Stern’s Monroe was beautiful, playful, and voluptuous—the very image that had brought her fame. But he also captured the private Monroe, the serious, introspective actress who strove to be appreciated as much for her mind as for her physical attributes. She reserved the right to destroy any photographs she considered unfavorable, by either placing an “X” over them or scratching the transparency.
Now, more than forty years later we are left with the pictures to tell her story. Some feel that, with the help of these photographs, she was on the threshold of shedding her image as a comedic and shallow blond bombshell when her life abruptly ended.
The Enduring Image of Marilyn Monroe
The coquettish image of Marilyn Monroe, with her gently waved blond hair, porcelain white skin, ruby lips, and black mole, is universally imitated. Her trademark face and figure—modeled after her Hollywood idol Jean Harlow—have become increasingly familiar, not only through her films but also through photographs in magazines and newspapers, paintings by Andy Warhol, postage stamps, her likeness at Madame Tussaud’s Wax Museum, and even female impersonators. Movie studios attempted to duplicate her financial success by creating the copycat blondes Jayne Mansfield and Sheree North: both failed to attain Monroe’s stature.
Since her death in 1962 at the age of thirty-six, a seemingly endless parade of “Marilyns” have imitated Monroe’s image, breathy voice, and blown kisses, each seeking to capture another facet of her personality. Serious film actresses including Theresa Russell, Ashley Judd, and Mira Sorvino have sought to show us the intelligent, thinking Marilyn who self-orchestrated her meteoric career. Singers such as Madonna have tried to resurrect Marilyn, the musical vamp. Others, including Marilyn Manson, have simply used her name to evoke our “mental” image of Marilyn, but then subverted our expectations. Fashion photographers have found Monroe to be of perennial inspiration and have re-created her classic poses over and over again.
This constant reinvention and updating of the “Marilyn” image continues to perpetuate her youthful glamour. Like her contemporaries James Dean and Elvis Presley, who are described as having “died too young,” Marilyn Monroe appears eternally young, immortal. Would the self-aware actress want to be remembered this way?
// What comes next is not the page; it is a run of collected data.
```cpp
hipError_t launch_conv(const ConvParams &p, int ks, hipStream_t s);
hipError_t launch_conv23_fused(const Fused23Params &p, int cmid, int cout3, int prec, hipStream_t s);
hipError_t launch_bneck_ws(const BneckParams &p, hipStream_t s);
hipError_t launch_front_s2(const FrontParams &p, hipStream_t s);
hipError_t launch_conv31_fused(const Conv31Params &p, hipStream_t s);

hipError_t launch_stem_direct(const float *x, const float *w, const float *bias, float *y, int n, int hi, int wi, int kp,
                              int relu, int prec, hipStream_t s);
hipError_t launch_stem_pool(const float *x, const float *w, const float *bias, float *y, int n, int hi, int wi, int kp,
                            int relu, int prec, hipStream_t s, int planar = 0);
hipError_t launch_splitk_reduce(const float *partial, int n_seg, int64_t m, int cout, const float *bias,
                                const float *res, float *y, int relu, hipStream_t s);
hipError_t launch_splitk_reduce_pos(const float *partial, int n_seg, int64_t m_first, int64_t m, int n_frames, int howo, int cout,
// ... 109 lines not shown
hipError_t launch_layer_norm(const float *x, const float *ln_w, const float *ln_b, float *y, int64_t rows, int c, hipStream_t s);
hipError_t launch_layer_norm_s2d(const float *x, const float *ln_w, const float *ln_b, float *y, int n, int h, int w, int c, hipStream_t s);
hipError_t launch_stem_pack4(const float *x, float *y, int n, int h, int w, hipStream_t s);
hipError_t launch_gelu(float *x, int64_t n4, hipStream_t s);

hipError_t launch_tdn_front(const float *x, float *in4, float *patches, int n_frames, int h, int w, hipStream_t s);
hipError_t launch_tdn_front_pool(const tsm_host::TdnPoolSource &src, float *in4, float *patches, int n_segments, int h, int w, hipStream_t s);
hipError_t launch_tdn_fuse(float *x, const float *d, int n, int h, int w, int hd, int wd, int c, float alpha, float beta, hipStream_t s);
hipError_t launch_tdn_fuse_ring(const float *ring_a, const float *ring_d, const int32_t *table, int n_slots, float *x, int n, int h, int w,
                                int hd, int wd, int c, float alpha, float beta, hipStream_t s);
hipError_t launch_mse_squeeze(const float *x, const float *wq, const float *bq, float *b, int64_t m, int c, hipStream_t s);
hipError_t launch_mse_diff(const float *b, const float *dw, float *df, float *db, float *pf, float *pb, int n_frames, int T, int h, int w,
                           int c, hipStream_t s);
hipError_t launch_mse_s2(const float *pf, const float *pb, const float *k2, const float *b2, float *sf, float *sb, int n_frames, int hp, int wp,
                         int c, hipStream_t s);
hipError_t launch_mse_mix(const float *df, const float *db, const float *s2f, const float *s2b, const float *k4, const float *b4, float *mf,
                          float *mb, int n_frames, int h, int w, int c, hipStream_t s);
hipError_t launch_mse_excite_shift(const float *x, const float *mf, const float *mb, const float *w3, const float *b3, const float *wt, float *o,
                                   int n_clips, int T, int hw, int c, hipStream_t s);

hipError_t launch_scores_to_states(const float *logits, int n, int c, int softmax, float threshold, int *states, float *top,
                                   hipStream_t s);

void note_launch(const char *kernel, const char *where, int reverse = -1);
void trace_launches(bool on);
const char *launch_trace();

}
```

### workoutdetector_amd/csrc/tsm_ops.hip

```cpp
#include "tsm_device.h"
#include "tsm_host_util.h"

#include <string>

namespace tsm {

template <int FMT>
struct Fmt {
  static constexpr int ch = FMT == kPrecF32 ? 4 : 8;
  static constexpr int gf = FMT == kPrecBf16x3 ? 8 : 4;
};

template <int FMT>
__device__ __forceinline__ void load_group(const float *p, float v[8]) {
  if (FMT == kPrecF32) {
    const f32x4 a = *reinterpret_cast<const f32x4 *>(p);
#pragma unroll
    for (int e = 0; e < 4; ++e) {
      v[e] = a[e];
      v[e + 4] = 0.f;
    }
  } else if (FMT == kPrecBf16x3) {
    const u32x4 h = *reinterpret_cast<const u32x4 *>(p), l = *reinterpret_cast<const u32x4 *>(p + 4);
#pragma unroll
// ... 1280 lines not shown
  if (t < c) {
    correct[t] += n_correct[t];
    total[t] += n_total[t];
  }
}

hipError_t launch_top1_tally(const float *logits, const int *labels, int n, int c, int *pred, int *correct, int *total,
                             hipStream_t s) {
  if (!logits || !labels || !correct || !total || n <= 0 || c <= 0) return hipErrorInvalidValue;
  if (c > kTallyMaxClass) return hipErrorNotSupported;
  TSM_KLAUNCH(top1_tally_kernel, dim3(1), dim3(kTallyMaxClass), 0, s, logits, labels, n, c, pred, correct, total);
  return hipGetLastError();
}


namespace {
struct LaunchTrace {
  bool on = false;
  std::string text;
};
thread_local LaunchTrace g_trace;
}

void note_launch(const char *kernel, const char *where, int reverse) {
  if (!g_trace.on) return;
  std::string k(kernel);
  if (!k.empty() && k.front() == '(' && k.back() == ')') k = k.substr(1, k.size() - 2);
  const char *with = where ? strstr(where, " [") : nullptr;
  g_trace.text += k;
  if (with) g_trace.text += with;
  if (reverse > 0) g_trace.text += " [reverse]";
  g_trace.text += '\n';
}
void trace_launches(bool on) {
  g_trace.on = on;
  if (on) g_trace.text.clear();
}
const char *launch_trace() { return g_trace.text.c_str(); }

hipError_t lds_opt_in(const void *kernel, size_t bytes) {
  return hipFuncSetAttribute(kernel, hipFuncAttributeMaxDynamicSharedMemorySize, (int)bytes);
}

const DeviceInfo &device_info() {
  static std::mutex mu;
  static std::map<int, DeviceInfo> seen;
  int dev = 0;
  (void)hipGetDevice(&dev);
  std::lock_guard<std::mutex> lock(mu);
  auto it = seen.find(dev);
  if (it != seen.end()) return it->second;
  DeviceInfo di;
  hipDeviceProp_t prop;
// ... 8 lines not shown
```

Baseline: 1915.

## Balance position-major 3x3 conv tiles across XCDs by live-tap cost

For position-major segmented 3x3 convolutions, computes per-tile cost from the popcount of live kernel taps at each output position and partitions whole tiles into eight contiguous runs with roughly equal cost, one per XCD. The kernel maps each block to its XCD's run and returns early for padded slots, so the grid is enlarged to eight times the longest run. This targets imbalance where border positions skip taps and some XCDs finish early, at the cost of idle launched blocks and a longer host-side routing pass. It is enabled by default and can be turned off with an environment variable.

```diff
diff --git a/workoutdetector_amd/csrc/tsm_conv_rules.h b/workoutdetector_amd/csrc/tsm_conv_rules.h
--- a/workoutdetector_amd/csrc/tsm_conv_rules.h
+++ b/workoutdetector_amd/csrc/tsm_conv_rules.h
@@ -36,6 +36,9 @@
   float *ypart;
   int reverse;
   int pos_major;
+  int pos_balance;
+  int pos_whole;
+  int pos_run[9];
 };
 
 enum ConvPrec { kPrecF32 = 0, kPrecBf16x3 = 1, kPrecBf16 = 2 };
@@ -374,6 +377,7 @@
   long tiles = 0;
   unsigned grid = 0;
   int tr = 0, tc = 0, swz = 0;
+  int pos_whole = 0, pos_run[9] = {0, 0, 0, 0, 0, 0, 0, 0, 0};
 };
 
 inline bool conv_args_refused(const ConvParams &p, int ks) {
@@ -428,6 +432,36 @@
          (double)p.N * p.Hi * p.Wi * p.C * 4.0 < 2.0e9 && (double)p.M * p.Cout * 4.0 < 2.0e9;
 }
 
+constexpr int kXcds = 8;
+inline int pos_balanced_runs(const ConvParams &p, int ntn, long nwg, int run[kXcds + 1]) {
+  const int groups = (int)(nwg / ntn), per_pos = p.N / 64;
+  int cached_pos = -1, cached_cost = 0;
+  auto cost = [&](int g) {
+    const int pos = g / per_pos;
+    if (pos != cached_pos) {
+      cached_pos = pos;
+      cached_cost = __builtin_popcount(pos_major_tap_mask(pos, p.Wo, p.Hi, p.Wi, p.stride, p.pad));
+    }
+    return cached_cost;
+  };
+  long total = 0;
+  for (int g = 0; g < groups; ++g) total += cost(g);
+  long cum = 0;
+  int g = 0, longest = 0;
+  run[0] = 0;
+  for (int k = 1; k <= kXcds; ++k) {
+    int b = groups;
+    if (k < kXcds) {
+      while (g < groups && cum * kXcds < k * total) cum += cost(g++);
+      b = g;
+      if (g > 0 && k * total - (cum - cost(g - 1)) * kXcds < cum * kXcds - k * total) b = g - 1;
+    }
+    run[k] = b * ntn;
+    if (run[k] - run[k - 1] > longest) longest = run[k] - run[k - 1];
+  }
+  return kXcds * longest;
+}
+
 inline ConvRoute conv_route(const ConvParams &p, int ks, int n_cu) {
   ConvRoute r, refused;
   if (conv_args_refused(p, ks) || (p.tile != kTileAuto && !conv_tile_valid(p, p.tile, n_cu))) return refused;
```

There is a famous story told by Susan Strasberg, the daughter of Marilyn’s friend Lee Strasberg. One day, while Monroe was in New York studying at the Actors Studio, Susan arrived in a taxi to pick her up. The taxi stopped, and Monroe, unpainted and unrecognized, jumped in the back seat. After talking for a while, she said to Susan, “Do you want to see me become Marilyn Monroe?” Susan said, “Yes,” and Monroe began putting on her make-up, fixing her hair, and acting sexier. By the time they reached their destination, she was reborn. As she walked out of the taxi, men were whistling and women begging for her autograph. Monroe understood and enjoyed the irresistible power of the image she had created, but at times her creation seemed to overshadow even her.